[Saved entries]
# maiziezhoulab/FocalSV

Measured on AMD Instinct MI355X. Metric: target regions/sec (50 kb, 30x HiFi), higher is better.
Workload: dtype u32; 1 GPU; 256 synthetic 50 kb regions per GPU, 30x HiFi-like reads U(10k,20k), 0.2% error, seed 1000+i (BASELINE.json configs[1]); regions_per_gpu=256

## Files before the change

### focalsv_amd/csrc/aln.hip

```cpp
#include "k_sketch.h"
#include <algorithm>
#include <memory>
#include <cstdio>
#include <cstdlib>
#include <cstring>
#include <vector>

namespace {

#define ALN_AMAX 8192
#define ALN_CHAIN_STRIDE (ALN_AMAX + 8)
#define ALN_MAX_REC 5
#define ALN_MAJ_REC 3
#define ALN_SUP_MIN 200
#define ALN_SUB_OCC 2
#define ALN_SUB_PER 1500
#define ALN_EV_CAP 2048
#define ALN_CG_CAP 1024
#define NW_LDS_Q 3072
#define NW_NEG (-(1 << 29))

struct AlnHeader { int32_t qbeg, tbeg, qend, tend, n_events, n_chain, rev, status; uint32_t ev_off, pad; };
struct AlnEvent { int32_t qs, qe, ts, te; };
struct NwTask { uint32_t pair; int32_t qs, ql, ts, tl; uint32_t cg_off; uint64_t bt_off; uint64_t row_off; uint32_t out_idx, pad; };
// ... 675 lines not shown
__global__ __launch_bounds__(256) void k_nw_any(const uint32_t *__restrict__ store, const uint32_t *__restrict__ nm_all, const uint32_t *__restrict__ word_off,
                                                const int32_t *__restrict__ read_len, const uint32_t *__restrict__ pair_q,
                                                const uint32_t *__restrict__ pair_t, const AlnHeader *__restrict__ hdr,
                                                const NwTask *__restrict__ tasks, uint8_t *__restrict__ bt_all, int32_t *__restrict__ rows_all,
                                                uint32_t *__restrict__ cg_all, uint32_t *__restrict__ cg_n, int32_t *__restrict__ scores, fsv_aln_params P)
{
    const uint32_t *nm = nm_active(nm_all);
    __shared__ uint8_t s_bt[NW_TD][NW_TC];
    __shared__ int s_walk[8];
    const NwTask T = tasks[blockIdx.x];
    const uint32_t qw = word_off[pair_q[T.pair]], tw = word_off[pair_t[T.pair]];
    const int lenq = read_len[pair_q[T.pair]], rev = hdr[T.pair].rev;
    const int ql = T.ql, tl = T.tl;
    const bool two = P.q2 >= 0;
    const NwRows R{rows_all + T.row_off, ql};
    uint8_t *bt = bt_all + T.bt_off;
    for (int d = 0; d <= ql + tl - 2; d++) {
        const int jlo = max(0, d - (tl - 1)), jhi = min(ql - 1, d);
        for (int j = jlo + (int)threadIdx.x; j <= jhi; j += blockDim.x) {
            const int i = d - j;
            nw_cell(R, d, i, j, tbase(store, nm, tw, T.ts + i), qbase(store, qw, lenq, rev, T.qs + j), two, P, bt, ql);
        }
        __threadfence_block();
        __syncthreads();
    }
    if (threadIdx.x == 0) scores[T.out_idx] = R.H(ql + tl - 2)[ql - 1];
    nw_backtrack(bt, ql, tl, cg_all + T.cg_off, cg_n + T.out_idx, s_bt, s_walk);
}

struct NwLanes {
    hipStream_t side[3] = {nullptr, nullptr, nullptr};
    hipEvent_t fork = nullptr, join[3] = {nullptr, nullptr, nullptr};
    NwLanes() = default;
    NwLanes(const NwLanes &) = delete;
    NwLanes &operator=(const NwLanes &) = delete;
    ~NwLanes()
    {
        for (int i = 0; i < 3; i++) { if (side[i]) (void)hipStreamDestroy(side[i]); if (join[i]) (void)hipEventDestroy(join[i]); }
        if (fork) (void)hipEventDestroy(fork);
    }
    int ready(fsv_ctx *ctx)
    {
        if (fork) return FSV_OK;
        FSV_HIP(ctx, hipEventCreateWithFlags(&fork, hipEventDisableTiming));
        for (int i = 0; i < 3; i++) {
            FSV_HIP(ctx, hipStreamCreateWithFlags(&side[i], hipStreamNonBlocking));
            FSV_HIP(ctx, hipEventCreateWithFlags(&join[i], hipEventDisableTiming));
        }
        return FSV_OK;
    }
};

struct AlnWs {
    Dev<uint32_t> store, word_off, pair_q, pair_t, sk_ends, sk_low, sk_high, mz_off, mz_cnt, warn, ev_count, cg, cg_n;
    Dev<uint32_t> nmask;
    Dev<int32_t> len, rows, scores, gap_shift;
    Dev<char> ascii;
    Dev<uint64_t> asc_off, chain;
    Dev<uint8_t> wper, bt;
    Dev<uint16_t> thin;
    Dev<fsv_mz> mz;
    Dev<AlnHeader> hdr;
    Dev<AlnEvent> events, ev_packed;
    Dev<NwTask> tasks;
    Dev<GapQuery> gaps;
    Dev<BoxSrc> box_src;
    Dev<CornerTask> corner;
    Dev<int2> corner_out;
    fsv_aln_stats stats = {};
    NwLanes lanes;
    std::unique_ptr<AlnWs> sub;
    const uint32_t *nm() const { return nmask.p + FSV_NM_LEAD; }
};

void aln_ws_free(fsv_ctx *ctx)
{
    delete (AlnWs *)ctx->aln_ws;
    ctx->aln_ws = nullptr;
}
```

[The task]
Scan the entries for the string "store" and report only how many lines contain it.

[Response to this exercise]
3